Foi uma viagem tranquila, exceto pelo encontro com zumbis e espectros errantes. Saíram ao nascer do sol e chegaram na capital algumas horas depois do crepúsculo. Arifa, Josselyn e Kerdon foram hospedados no palácio de Lacoresh, uma construção gigantesca e suntuosa relativamente recente. Foi erguida nos anos de glória do breve Império Lacorês.

Ao chegar no local, Arifa recebeu uma pequena correspondência que dizia: "Filha, chegaram notícias de sua participação na defesa de Whiteleaf. Tenho orgulho de você, mas estou muito preocupado! Volte logo. Com amor, seu pai".

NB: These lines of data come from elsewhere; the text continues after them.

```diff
+    const int yoff = (li * CO + 4 * kq) * 4;
+    PixWalk q;
+    q.init((unsigned)(s0 * 16 + li < pixels ? s0 * 16 + li : 0), a.OH, a.OW);
+    float av[DEPTH][TAPS];
+    f32x4 mv[DEPTH][MASK ? NC : 1];
+    auto fetch = [&](int d, int s) {
+        const bool live = s < nsteps && (s0 + s) * 16 + li < pixels;
+        int off[TAPS];
+        tap_offsets<3, 3>(off, q, live && kok, a.H, a.W, a.pad_t, a.pad_l, a.Cin * 4, kq * 4);
+#pragma unroll
+        for (int tap = 0; tap < TAPS; ++tap)
+            av[d][tap] = __builtin_bit_cast(float, __builtin_amdgcn_raw_buffer_load_b32(xrs, off[tap], 0, 0));
+        if (MASK) {
+            const int mo = live ? yoff + (s0 + s) * (16 * CO * 4) : kOobOffset;
+#pragma unroll
+            for (int c = 0; c < NC; ++c) mv[d][c] = __builtin_bit_cast(f32x4, __builtin_amdgcn_raw_buffer_load_b128(mrs, mo, 64 * c, 0));
+        }
+        q.step16(a.OH, a.OW);
+    };
+#pragma unroll
+    for (int d = 0; d < DEPTH; ++d) fetch(d, d);
+    for (int s = 0; s < nsteps; s += DEPTH) {
+#pragma unroll
+        for (int d = 0; d < DEPTH; ++d) {
+            if (s + d >= nsteps) break;
+            float b[TAPS];
+            f32x4 m[MASK ? NC : 1];
+#pragma unroll
+            for (int tap = 0; tap < TAPS; ++tap) b[tap] = av[d][tap];
+            if (MASK) {
+#pragma unroll
+                for (int c = 0; c < NC; ++c) m[c] = mv[d][c];
+            }
+            fetch(d, s + d + DEPTH);
+            f32x4 acc[NC];
+#pragma unroll
+            for (int c = 0; c < NC; ++c) acc[c] = bias4[c];
+#pragma unroll
+            for (int tap = 0; tap < TAPS; ++tap)
+#pragma unroll
+                for (int c = 0; c < NC; ++c) acc[c] = __builtin_amdgcn_mfma_f32_16x16x4f32(wr[tap][c], b[tap], acc[c], 0, 0, 0);
+            const int so = ((s0 + s + d) * 16 + li < pixels) ? yoff + (s0 + s + d) * (16 * CO * 4) : kOobOffset;
+#pragma unroll
+            for (int c = 0; c < NC; ++c) {
+                f32x4 v = relu ? act_apply4(acc[c], ACT_RELU, 0.0f) : acc[c];
+                if (MASK) v = act_grad4(v, m[c], ACT_RELU, 0.0f);
+                __builtin_amdgcn_raw_buffer_store_b128(__builtin_bit_cast(u32x4v, v), yrs, so, 64 * c, 0);
+            }
+        }
+    }
+}
+
+bool launch_conv_stream_c4(const ConvKey& k, const ConvArgs& a, hipStream_t s, hipError_t* err) {
+    if (k.kh != 3 || k.kw != 3 || k.cinp != 4 || k.nch != 4) return false;
+    if (a.Cout != 64 || a.Cin < 1 || a.Cin > 4 || a.stride != 1 || a.skip || a.post_relu || a.d2s_r) return false;
+    if (!(a.act == ACT_NONE || a.act == ACT_RELU)) return false;
+    if (a.mask && (!k.wt || a.mask_act != ACT_RELU)) return false;
+    const long pixels = (long)a.N * a.OH * a.OW;
+    if (pixels < 1 || pixels * 64 * 4 >= (1L << 31) - 4096 || (long)a.N * a.H * a.W * a.Cin * 4 >= (1L << 31) - 4096) return false;
+    if (((uintptr_t)a.y | (uintptr_t)(a.mask ? a.mask : a.y) | (uintptr_t)(a.bias ? a.bias : a.y)) & 15u) return false;
+    const long steps = (pixels + 15) >> 4;
+    int grid = 256 * stream_wgs_per_cu(a.mask != nullptr);
+    if ((steps + kStreamWaves - 1) / kStreamWaves < grid) grid = (int)((steps + kStreamWaves - 1) / kStreamWaves);
+    if (a.mask)
+        hipLaunchKernelGGL((conv_stream_c4_kernel<true>), dim3(grid), dim3(64 * kStreamWaves), 0, s, a, (int)pixels, k.wt ? 1 : 0);
+    else
+        hipLaunchKernelGGL((conv_stream_c4_kernel<false>), dim3(grid), dim3(64 * kStreamWaves), 0, s, a, (int)pixels, k.wt ? 1 : 0);
+    *err = hipGetLastError();
+    return true;
+}
+
+}
+
 bool launch_conv_c4(const ConvKey& k, const ConvArgs& a, int grid, size_t lds, hipStream_t s, hipError_t* err) {
+    if (rgb_stream() && launch_conv_stream_c4(k, a, s, err)) return true;
     SRX_CONV_CASE(3, 3, 4, 4, false, 2)
     SRX_CONV_CASE(3, 3, 4, 4, true, 2)
     SRX_CONV_CASE(3, 3, 4, 2, false, 2)
diff --git a/ml_super_resolution_amd/csrc/conv_narrow.hip b/ml_super_resolution_amd/csrc/conv_narrow.hip
--- a/ml_super_resolution_amd/csrc/conv_narrow.hip
+++ b/ml_super_resolution_amd/csrc/conv_narrow.hip
@@ -1,4 +1,5 @@
 #include "launchers.h"
+#include "pix_walk.h"
 namespace srx {
 typedef float f32x3 __attribute__((ext_vector_type(3)));
 typedef unsigned u32x3v __attribute__((ext_vector_type(3)));
@@ -7,40 +8,6 @@
 __device__ __forceinline__ float dpp_add(float v) {
     const int moved = __builtin_amdgcn_update_dpp(0, __float_as_int(v), CTRL, 0xf, 0xf, false);
     return v + __int_as_float(moved);
-}
-
-struct PixWalk {
-    int n, oh, ow;
-    __device__ __forceinline__ void init(unsigned p, int OH, int OW) {
-        const unsigned t = p / (unsigned)OW;
-        ow = (int)(p - t * (unsigned)OW);
-        n = (int)(t / (unsigned)OH);
-        oh = (int)(t - (unsigned)n * (unsigned)OH);
-    }
-    __device__ __forceinline__ void step16(int OH, int OW) { step(16, OH, OW); }
-    __device__ __forceinline__ void step(int d, int OH, int OW) {
-        ow += d;
-        while (ow >= OW) {
-            ow -= OW;
-            oh += 1;
-            if (oh == OH) { oh = 0; n += 1; }
-        }
-    }
-};
-template <int KH, int KW>
-__device__ __forceinline__ void tap_offsets(int (&off)[KH * KW], const PixWalk& q, bool live, int H, int W, int pad_t, int pad_l,
-                                            int PB, int lane_b) {
-    const int centre = ((q.n * H + q.oh - pad_t) * W + (q.ow - pad_l)) * PB + lane_b;
-    bool rok[KH], cok[KW];
-#pragma unroll
-    for (int kh = 0; kh < KH; ++kh) rok[kh] = live && (unsigned)(q.oh + kh - pad_t) < (unsigned)H;
-#pragma unroll
-    for (int kw = 0; kw < KW; ++kw) cok[kw] = (unsigned)(q.ow + kw - pad_l) < (unsigned)W;
-#pragma unroll
-    for (int kh = 0; kh < KH; ++kh)
-#pragma unroll
-        for (int kw = 0; kw < KW; ++kw)
-            off[kh * KW + kw] = (rok[kh] && cok[kw]) ? centre + (kh * W + kw) * PB : kOobOffset;
 }
 
 template <int KH, int KW, int CIN, int CO>
@@ -194,6 +161,126 @@
     }
 }
 
+template <bool NOUT>
+__global__ __launch_bounds__(256, 2) void wgrad_narrow_mfma_kernel(const WgradArgs a, int total_px) {
+    constexpr int TAPS = 9, CW = 64, CN = 3, ROWS = TAPS * CN, DEPTH = 8;
+    constexpr int NV = 33;
+    __shared__ float red[4 * NV * 64];
+    const int lane = threadIdx.x & 63;
+    const int wave = __builtin_amdgcn_readfirstlane(threadIdx.x >> 6);
+    const int li = lane & 15, kq = lane >> 4;
+    const int WH = NOUT ? a.H : a.OH, WW = NOUT ? a.W : a.OW, NH = NOUT ? a.OH : a.H, NW = NOUT ? a.OW : a.W;
+    const __amdgpu_buffer_rsrc_t wrs = __builtin_amdgcn_make_buffer_rsrc(const_cast<float*>(NOUT ? a.x : a.dpre), 0, total_px * CW * 4, 0x00020000);
+    const __amdgpu_buffer_rsrc_t nrs = __builtin_amdgcn_make_buffer_rsrc(const_cast<float*>(NOUT ? a.dpre : a.x), 0, a.N * NH * NW * CN * 4, 0x00020000);
+    int dh[2], dw[2], cst[2];
+    bool rowok[2];
+#pragma unroll
+    for (int r = 0; r < 2; ++r) {
+        const int m = 16 * r + li, tap = m / CN, c = m - tap * CN, kh = tap / 3, kw = tap - kh * 3;
+        rowok[r] = m < ROWS;
+        dh[r] = NOUT ? a.pad_t - kh : kh - a.pad_t;
+        dw[r] = NOUT ? a.pad_l - kw : kw - a.pad_l;
+        cst[r] = ((dh[r] * NW + dw[r]) * CN + c) * 4;
+    }
+    const bool ones_lane = !NOUT && li == ROWS - 16;
+    const int tap_u = a.pad_t * 3 + a.pad_l;
+    const bool bsel0 = NOUT && li / CN == tap_u, bsel1 = NOUT && rowok[1] && (16 + li) / CN == tap_u;
+
+    const long steps_total = ((long)total_px + 3) >> 2;
+    const int s0 = (int)(steps_total * blockIdx.x / gridDim.x), nsteps = (int)(steps_total * (blockIdx.x + 1) / gridDim.x) - s0;
+    const int iters = nsteps > wave ? (nsteps - wave + 3) >> 2 : 0;
+    const int p0 = (s0 + wave) * 4 + kq;
+    PixWalk q;
+    q.init((unsigned)(p0 < total_px ? p0 : 0), WH, WW);
+    f32x4 bv[DEPTH];
+    float av[DEPTH][2], one[DEPTH];
+    auto fetch = [&](int d, int it) {
+        const int p = p0 + it * 16;
+        const bool live = (it < iters) & (p < total_px);
+        bv[d] = __builtin_bit_cast(f32x4, __builtin_amdgcn_raw_buffer_load_b128(wrs, live ? p * (CW * 4) + 16 * li : kOobOffset, 0, 0));
+        const int centre = ((q.n * NH + q.oh) * NW + q.ow) * (CN * 4);
+#pragma unroll
+        for (int r = 0; r < 2; ++r) {
+            const bool ok = live & rowok[r] & ((unsigned)(q.oh + dh[r]) < (unsigned)NH) & ((unsigned)(q.ow + dw[r]) < (unsigned)NW);
+            av[d][r] = __builtin_bit_cast(float, __builtin_amdgcn_raw_buffer_load_b32(nrs, ok ? centre + cst[r] : kOobOffset, 0, 0));
+        }
+        one[d] = live ? 1.0f : 0.0f;
+        q.step16(WH, WW);
+    };
+    f32x4 acc[2][4];
+#pragma unroll
+    for (int b = 0; b < 2; ++b)
+#pragma unroll
+        for (int i = 0; i < 4; ++i) acc[b][i] = f32x4{0.f, 0.f, 0.f, 0.f};
+    float bsum = 0.0f;
+#pragma unroll
+    for (int d = 0; d < DEPTH; ++d) fetch(d, d);
+    auto step = [&](int d, int it, bool refill) {
+        const f32x4 b = bv[d];
+        const float a0 = av[d][0];
+        const float a1 = ones_lane ? one[d] : av[d][1];
+#pragma unroll
+        for (int i = 0; i < 4; ++i) {
+            acc[0][i] = __builtin_amdgcn_mfma_f32_16x16x4f32(a0, b[i], acc[0][i], 0, 0, 0);
+            acc[1][i] = __builtin_amdgcn_mfma_f32_16x16x4f32(a1, b[i], acc[1][i], 0, 0, 0);
+        }
+        if (NOUT) {
+            const float sel = bsel0 ? a0 : (bsel1 ? a1 : 0.0f);
+            asm volatile("v_add_f32 %0, %0, %1" : "+v"(bsum) : "v"(sel));
+        }
+        __builtin_amdgcn_sched_barrier(0);
+        if (refill) fetch(d, it + DEPTH);
+    };
+    int it = 0;
+    for (; it + DEPTH <= iters; it += DEPTH) {
+#pragma unroll
+        for (int d = 0; d < DEPTH; ++d) step(d, it + d, true);
+    }
+#pragma unroll
+    for (int d = 0; d < DEPTH; ++d)
+        if (it + d < iters) step(d, it + d, false);
+#pragma unroll
+    for (int b = 0; b < 2; ++b)
+#pragma unroll
+        for (int i = 0; i < 4; ++i)
+#pragma unroll
+            for (int e = 0; e < 4; ++e) red[(wave * NV + (b * 4 + i) * 4 + e) * 64 + lane] = acc[b][i][e];
+    red[(wave * NV + 32) * 64 + lane] = bsum;
+    __syncthreads();
+    auto sum4 = [&](int v, int l) {
+        return (red[(0 * NV + v) * 64 + l] + red[(1 * NV + v) * 64 + l]) + (red[(2 * NV + v) * 64 + l] + red[(3 * NV + v) * 64 + l]);
+    };
+    float* part = a.part + (size_t)blockIdx.x * a.part_stride;
+    constexpr int wn = TAPS * CW * CN;
+    for (int idx = threadIdx.x; idx < wn + (NOUT ? 0 : CW); idx += 256) {
+        int m, ch;
+        if constexpr (NOUT) {
+            const int tap = idx / (CW * CN), rem = idx - tap * (CW * CN);
+            ch = rem / CN;
+            m = tap * CN + (rem - ch * CN);
+        } else {
+            m = idx >> 6;
+            ch = idx & 63;
+        }
+        part[idx] = sum4(((m >> 4) * 4 + (ch & 3)) * 4 + (m & 3), ((m & 15) >> 2) * 16 + (ch >> 2));
+    }
+    if (NOUT && threadIdx.x < CN) {
+        const int l = (tap_u * CN + threadIdx.x) & 15;
+        part[wn + threadIdx.x] = (sum4(32, l) + sum4(32, 16 + l)) + (sum4(32, 32 + l) + sum4(32, 48 + l));
+    }
+}
+
+bool launch_wgrad_narrow_mfma(const WgradArgs& a, bool nout, long total, int grid, hipStream_t s, hipError_t* err) {
+    if (nout && (a.pad_t < 0 || a.pad_t > 2 || a.pad_l < 0 || a.pad_l > 2 || a.OH > a.H || a.OW > a.W)) return false;
+    if (total < 1 || grid < 1) return false;
+    if (nout)
+        hipLaunchKernelGGL((wgrad_narrow_mfma_kernel<true>), dim3(grid), dim3(256), 0, s, a, (int)total);
+    else
+        hipLaunchKernelGGL((wgrad_narrow_mfma_kernel<false>), dim3(grid), dim3(256), 0, s, a, (int)total);
+    *err = hipGetLastError();
+    return true;
+}
+
 bool launch_wgrad_narrow(const ConvKey& k, const WgradArgs& a, int grid, hipStream_t s, hipError_t* err) {
     if (k.kh != 3 || k.kw != 3) return false;
     const bool nout = a.Cin == 64 && a.Cout == 3, nin = a.Cin == 3 && a.Cout == 64, nin32 = a.Cin == 3 && a.Cout == 32;
@@ -201,6 +288,7 @@
     const long total = (long)a.N * a.OH * a.OW;
     if (total >= (1L << 31) - 4096 || (long)a.N * a.H * a.W * 64 * 4 >= (1L << 31) - 4096 || total * 64 * 4 >= (1L << 31) - 4096)
         return false;
+    if (rgb_stream() && !nin32 && launch_wgrad_narrow_mfma(a, nout, nout ? (long)a.N * a.H * a.W : total, grid, s, err)) return true;
     const long ppi = nin32 ? 32 : 16;
     const int iters = (int)((total + ppi * grid - 1) / (ppi * grid));
     if (nout)
diff --git a/ml_super_resolution_amd/csrc/launchers.h b/ml_super_resolution_amd/csrc/launchers.h
--- a/ml_super_resolution_amd/csrc/launchers.h
+++ b/ml_super_resolution_amd/csrc/launchers.h
@@ -8,6 +8,8 @@
     int kh, kw, cinp, nch;
     bool wt;
 };
+
+int rgb_stream();
 
 bool launch_conv_k3c64(const ConvKey& k, const ConvArgs& a, int grid, size_t lds, hipStream_t s, hipError_t* err);
 bool launch_conv_k3c32(const ConvKey& k, const ConvArgs& a, int grid, size_t lds, hipStream_t s, hipError_t* err);
diff --git a/ml_super_resolution_amd/csrc/pix_walk.h b/ml_super_resolution_amd/csrc/pix_walk.h
--- /dev/null
+++ b/ml_super_resolution_amd/csrc/pix_walk.h
@@ -0,0 +1,40 @@
+#pragma once
+#include "conv_kernels.hip.h"
+
+namespace srx {
+
+struct PixWalk {
+    int n, oh, ow;
+    __device__ __forceinline__ void init(unsigned p, int OH, int OW) {
+        const unsigned t = p / (unsigned)OW;
+        ow = (int)(p - t * (unsigned)OW);
+        n = (int)(t / (unsigned)OH);
+        oh = (int)(t - (unsigned)n * (unsigned)OH);
+    }
+    __device__ __forceinline__ void step16(int OH, int OW) { step(16, OH, OW); }
+    __device__ __forceinline__ void step(int d, int OH, int OW) {
+        ow += d;
+        while (ow >= OW) {
+            ow -= OW;
+            oh += 1;
+            if (oh == OH) { oh = 0; n += 1; }
+        }
+    }
+};
+template <int KH, int KW>
+__device__ __forceinline__ void tap_offsets(int (&off)[KH * KW], const PixWalk& q, bool live, int H, int W, int pad_t, int pad_l,
+                                            int PB, int lane_b) {
+    const int centre = ((q.n * H + q.oh - pad_t) * W + (q.ow - pad_l)) * PB + lane_b;
+    bool rok[KH], cok[KW];
+#pragma unroll
+    for (int kh = 0; kh < KH; ++kh) rok[kh] = live && (unsigned)(q.oh + kh - pad_t) < (unsigned)H;
+#pragma unroll
+    for (int kw = 0; kw < KW; ++kw) cok[kw] = (unsigned)(q.ow + kw - pad_l) < (unsigned)W;
+#pragma unroll
+    for (int kh = 0; kh < KH; ++kh)
+#pragma unroll
+        for (int kw = 0; kw < KW; ++kw)
+            off[kh * KW + kw] = (rok[kh] && cok[kw]) ? centre + (kh * W + kw) * PB : kOobOffset;
+}
+
+}
diff --git a/ml_super_resolution_amd/csrc/srx_api.hip b/ml_super_resolution_amd/csrc/srx_api.hip
--- a/ml_super_resolution_amd/csrc/srx_api.hip
+++ b/ml_super_resolution_amd/csrc/srx_api.hip
@@ -20,7 +20,7 @@
 
 struct Knobs {
     int pipe_default, narrow, wgrad_lin, wgrad_pipe, wgrad_pipe_strip, wgrad_rows_full, wgrad_1x1, wgrad_pack3, kwrows_min_pixels, big_route_min_pixels, strip_d2s, conv_1x1_min_pixels, pack3_dgrad;
-    int chain, chain_fixed, wgrad_batch;
+    int chain, chain_fixed, wgrad_batch, rgb_stream;
     unsigned long long* trace;
     int dbg;
 };
@@ -43,6 +43,7 @@
     k.chain = env_int("SRX_CHAIN", 1);
     k.chain_fixed = env_int("SRX_CHAIN_FIXED", 1);
     k.wgrad_batch = env_int("SRX_WGRAD_BATCH", 1);
+    k.rgb_stream = env_int("SRX_RGB_STREAM", 1);
     k.trace = nullptr;
     k.dbg = 0;
 #ifdef SRX_TRACE
@@ -64,12 +65,14 @@
 inline int chain_default() { return knobs().chain ? 1 : 0; }
 inline int chain_fixed_default() { return knobs().chain_fixed ? 1 : 0; }
 inline int wgrad_batch_default() { return knobs().wgrad_batch ? 1 : 0; }
+inline int rgb_stream_default() { return knobs().rgb_stream ? 1 : 0; }
 inline int wgrad_path_default() { return !knobs().wgrad_lin ? 0 : ((knobs().wgrad_pipe || knobs().wgrad_pipe_strip) ? 2 : 1); }
 Toggle<pipe_default> g_use_pipe;
 Toggle<chain_default> g_chain;
 Toggle<chain_fixed_default> g_chain_fixed;
 Toggle<wgrad_batch_default> g_wgrad_batch;
 Toggle<wgrad_path_default> g_wgrad_path;
+Toggle<rgb_stream_default> g_rgb_stream;
 int use_pipe() { return g_use_pipe.get(); }
 int wgrad_path() { return g_wgrad_path.get(); }
 
@@ -100,6 +103,7 @@
 }
 }
 namespace srx {
+int rgb_stream() { return g_rgb_stream.get(); }
 int set_error(int code, const char* fmt, ...) {
     va_list ap;
     va_start(ap, fmt);
@@ -777,6 +781,7 @@
 }
 
 int srx_set_wgrad_batch(int on) { return g_wgrad_batch.set(on_off(on)); }
+int srx_set_rgb_stream(int on) { return g_rgb_stream.set(on_off(on)); }
 
 int srx_conv2d_bwd_filter_batch_plan(const srx_conv_desc* d, int n_layers, int* wgs_per_layer, int* grid) {
     WgradArgs a;
diff --git a/ml_super_resolution_amd/ops.py b/ml_super_resolution_amd/ops.py
--- a/ml_super_resolution_amd/ops.py
+++ b/ml_super_resolution_amd/ops.py
@@ -233,6 +233,10 @@
 
 def set_wgrad_batch(on):
     return lib().srx_set_wgrad_batch(int(on))
+
+
+def set_rgb_stream(on):
+    return lib().srx_set_rgb_stream(int(on))
 
 
 def act_bwd(dy, y, act, out=None):
```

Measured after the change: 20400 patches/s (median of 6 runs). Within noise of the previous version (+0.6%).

Que alívio! Papai já sabe que estou bem!

No dia seguinte, Edwain ofereceu um jantar aos convidados e falou um pouco sobre suas pesquisas em registros de diversas fontes que mandou recolher. Aprendeu aquilo com seu avô, que fora um grande estudioso de história. A história recente do reino, no entanto, tinha algo de desfigurado, devido à atuação junto ao governo da sociedade secreta de necromantes. Sob o comando de Maurícius, o velho, Lacoresh liderou uma campanha militar fazendo o papel de grande nação que conseguiu resgatar diversos reinos que haviam sido invadidos por imensas hordas de mortos-vivos comandadas pelos necromantes e agentes secretos da própria Lacoresh. O plano havia funcionado muito bem, e diversos reinos a leste de Lacoresh foram persuadidos a jurar lealdade ao Imperador Maurícius em troca de ajuda militar. Havia rumores a respeito da estratégia sombria adotada pelo reino, e agora Edwain mostrava ao Arquiduque Gerone e convidados alguns documentos que provavam aquilo. A invasão do Reino de Keldor, no velho continente, no entanto, nunca chegou ao fim, devido ao enlouquecimento de Maurícius, a queda da capital e a terrível praga dos carniçais que reduziu Lacoresh a praticamente três cidades. O império entrou em colapso. A história recente de Lacoresh era vergonhosa e Edwain lutava com afinco para restaurar antigos valores de coragem e honra vividos e cantados dos tempos de seus ancestrais.

— Seu interesse pela história e desejo de restaurar antigos valores de Lacoresh é louvável, majestade — comentou Arifa — que estava próxima a ele na mesa de jantar. — Mas temo que a nossa sobrevivência e, encontrar meios de nos defendermos contra os demônios, deva ser nossa principal preocupação.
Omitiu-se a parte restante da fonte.